- _Action item_
Will you quote all of the entries, word for word?

■ ■ ■ ■

void ochip_ctx_destroy(ochip_ctx *ctx)
{
    if (!ctx)
        return;
    if (ctx->attachment && ctx->attachment_destroy)
        ctx->attachment_destroy(ctx->attachment);
    ctx->attachment = nullptr;
    for (ochip_ctx *sib : ctx->siblings)
        ochip_ctx_destroy(sib);
    ctx->siblings.clear();
    (void)hipSetDevice(ctx->device);
    (void)hipDeviceSynchronize();
    for (auto &s : ctx->prof)
    {
        for (auto &p : s.pending)
            s.free_list.push_back(p);
        for (auto &p : s.free_list)
        {
            (void)hipEventDestroy(p.first);
            (void)hipEventDestroy(p.second);
        }
    }
    void *bufs[] = {ctx->desc_dev,      ctx->img_off_dev,   ctx->img_n_dev, ctx->pairs_dev,    ctx->out_off_dev,
                    ctx->match_out_dev, ctx->kp_xy_dev,     ctx->rays_dev,  ctx->kp_image_dev, ctx->models_dev,
                    ctx->ms_recs_dev,   ctx->ms_seg_dev,    ctx->ms_flag_dev};
    for (void *b : bufs)
        if (b)
            (void)hipFree(b);
    for (void *b : ctx->scratch_dev)
        if (b)
            (void)hipFree(b);
    if (ctx->sym_jobs_dev)
        (void)hipFree(ctx->sym_jobs_dev);
    if (ctx->sym_part_dev)
        (void)hipFree(ctx->sym_part_dev);
    for (void *b : {ctx->desc_fp4_dev, ctx->desc_negpop_dev, ctx->desc_pop_dev})
        if (b)
            (void)hipFree(b);
    if (ctx->lab_table_mem)
    {
        ctx->lab_table_mem->release();
        delete ctx->lab_table_mem;
    }
    for (auto &b : ctx->dev_pool)
        (void)hipFree(b.first);
    for (auto &b : ctx->pinned_pool)
        (void)hipHostFree(b.first);
    for (auto &b : ctx->pinned_live)
        (void)hipHostFree(b.first);
    if (ctx->sync_event)
        (void)hipEventDestroy(ctx->sync_event);
    for (hipStream_t r : ctx->retired_streams)
        (void)hipStreamDestroy(r);
    if (ctx->stream)
        (void)hipStreamDestroy(ctx->stream);
    if (ctx->copy_stream)
        (void)hipStreamDestroy(ctx->copy_stream);
    delete ctx;
}

int ochip_ctx_set_priority(ochip_ctx *ctx, int high)
{
    if (!ctx)
        return OCHIP_EINVAL;
    if (ctx->stream_priority == (high ? 1 : 0))
        return OCHIP_OK;
    OCHIP_HIP(ctx, hipSetDevice(ctx->device));
    int least = 0, greatest = 0;
    OCHIP_HIP(ctx, hipDeviceGetStreamPriorityRange(&least, &greatest));
    OCHIP_HIP(ctx, hipStreamSynchronize(ctx->stream));
    hipStream_t s = nullptr;
    OCHIP_HIP(ctx, hipStreamCreateWithPriority(&s, hipStreamNonBlocking, high ? greatest : least));
    ctx->retired_streams.push_back(ctx->stream);
    ctx->stream = s;
    ctx->stream_priority = high ? 1 : 0;
    return OCHIP_OK;
}

int ochip_ctx_sibling(ochip_ctx *ctx, uint32_t index, ochip_ctx **out)
{
    if (!ctx || !out)
        return OCHIP_EINVAL;
    *out = nullptr;
    std::lock_guard<std::mutex> lock(ctx->siblings_mutex);
    if (index > 64)
        return ochip_fail(ctx, OCHIP_EINVAL, "sibling index %u out of range", index);
    while (ctx->siblings.size() <= index)
    {
        ochip_ctx *s = nullptr;
        const int rc = ochip_ctx_create(ctx->device, &s);
        if (rc != OCHIP_OK)
            return ochip_fail(ctx, rc, "sibling context: %s", ochip_last_error(nullptr));
        ctx->siblings.push_back(s);
    }
    *out = ctx->siblings[index];
    return OCHIP_OK;
}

■ ■ ■ ■

- _Answer space_
void ochip_ctx_destroy(ochip_ctx *ctx)
{
    if (!ctx)
        return;
    if (ctx->attachment && ctx->attachment_destroy)
        ctx->attachment_destroy(ctx->attachment);
    ctx->attachment = nullptr;
    for (ochip_ctx *sib : ctx->siblings)
        ochip_ctx_destroy(sib);
    ctx->siblings.clear();
    (void)hipSetDevice(ctx->device);
    (void)hipDeviceSynchronize();
    for (auto &s : ctx->prof)
    {
        for (auto &p : s.pending)
            s.free_list.push_back(p);
        for (auto &p : s.free_list)
        {
            (void)hipEventDestroy(p.first);
            (void)hipEventDestroy(p.second);
        }
    }
    void *bufs[] = {ctx->desc_dev,      ctx->img_off_dev,   ctx->img_n_dev, ctx->pairs_dev,    ctx->out_off_dev,
                    ctx->match_out_dev, ctx->kp_xy_dev,     ctx->rays_dev,  ctx->kp_image_dev, ctx->models_dev,
                    ctx->ms_recs_dev,   ctx->ms_seg_dev,    ctx->ms_flag_dev};
    for (void *b : bufs)
        if (b)
            (void)hipFree(b);
    for (void *b : ctx->scratch_dev)
        if (b)
            (void)hipFree(b);
    if (ctx->sym_jobs_dev)
        (void)hipFree(ctx->sym_jobs_dev);
    if (ctx->sym_part_dev)
        (void)hipFree(ctx->sym_part_dev);
    for (void *b : {ctx->desc_fp4_dev, ctx->desc_negpop_dev, ctx->desc_pop_dev})
        if (b)
            (void)hipFree(b);
    if (ctx->lab_table_mem)
    {
        ctx->lab_table_mem->release();
        delete ctx->lab_table_mem;
    }
    for (auto &b : ctx->dev_pool)
        (void)hipFree(b.first);
    for (auto &b : ctx->pinned_pool)
        (void)hipHostFree(b.first);
    for (auto &b : ctx->pinned_live)
        (void)hipHostFree(b.first);
    if (ctx->sync_event)
        (void)hipEventDestroy(ctx->sync_event);
    for (hipStream_t r : ctx->retired_streams)
        (void)hipStreamDestroy(r);
    if (ctx->stream)
        (void)hipStreamDestroy(ctx->stream);
    if (ctx->copy_stream)
        (void)hipStreamDestroy(ctx->copy_stream);
    delete ctx;
}

int ochip_ctx_set_priority(ochip_ctx *ctx, int high)
{
    if (!ctx)
        return OCHIP_EINVAL;
    if (ctx->stream_priority == (high ? 1 : 0))
        return OCHIP_OK;
    OCHIP_HIP(ctx, hipSetDevice(ctx->device));
    int least = 0, greatest = 0;
    OCHIP_HIP(ctx, hipDeviceGetStreamPriorityRange(&least, &greatest));
    OCHIP_HIP(ctx, hipStreamSynchronize(ctx->stream));
    hipStream_t s = nullptr;
    OCHIP_HIP(ctx, hipStreamCreateWithPriority(&s, hipStreamNonBlocking, high ? greatest : least));
    ctx->retired_streams.push_back(ctx->stream);
    ctx->stream = s;
    ctx->stream_priority = high ? 1 : 0;
    return OCHIP_OK;
}

int ochip_ctx_sibling(ochip_ctx *ctx, uint32_t index, ochip_ctx **out)
{
    if (!ctx || !out)
        return OCHIP_EINVAL;
    *out = nullptr;
    std::lock_guard<std::mutex> lock(ctx->siblings_mutex);
    if (index > 64)
        return ochip_fail(ctx, OCHIP_EINVAL, "sibling index %u out of range", index);
    while (ctx->siblings.size() <= index)
    {
        ochip_ctx *s = nullptr;
        const int rc = ochip_ctx_create(ctx->device, &s);
        if (rc != OCHIP_OK)
            return ochip_fail(ctx, rc, "sibling context: %s", ochip_last_error(nullptr));
        ctx->siblings.push_back(s);
    }
    *out = ctx->siblings[index];
    return OCHIP_OK;
}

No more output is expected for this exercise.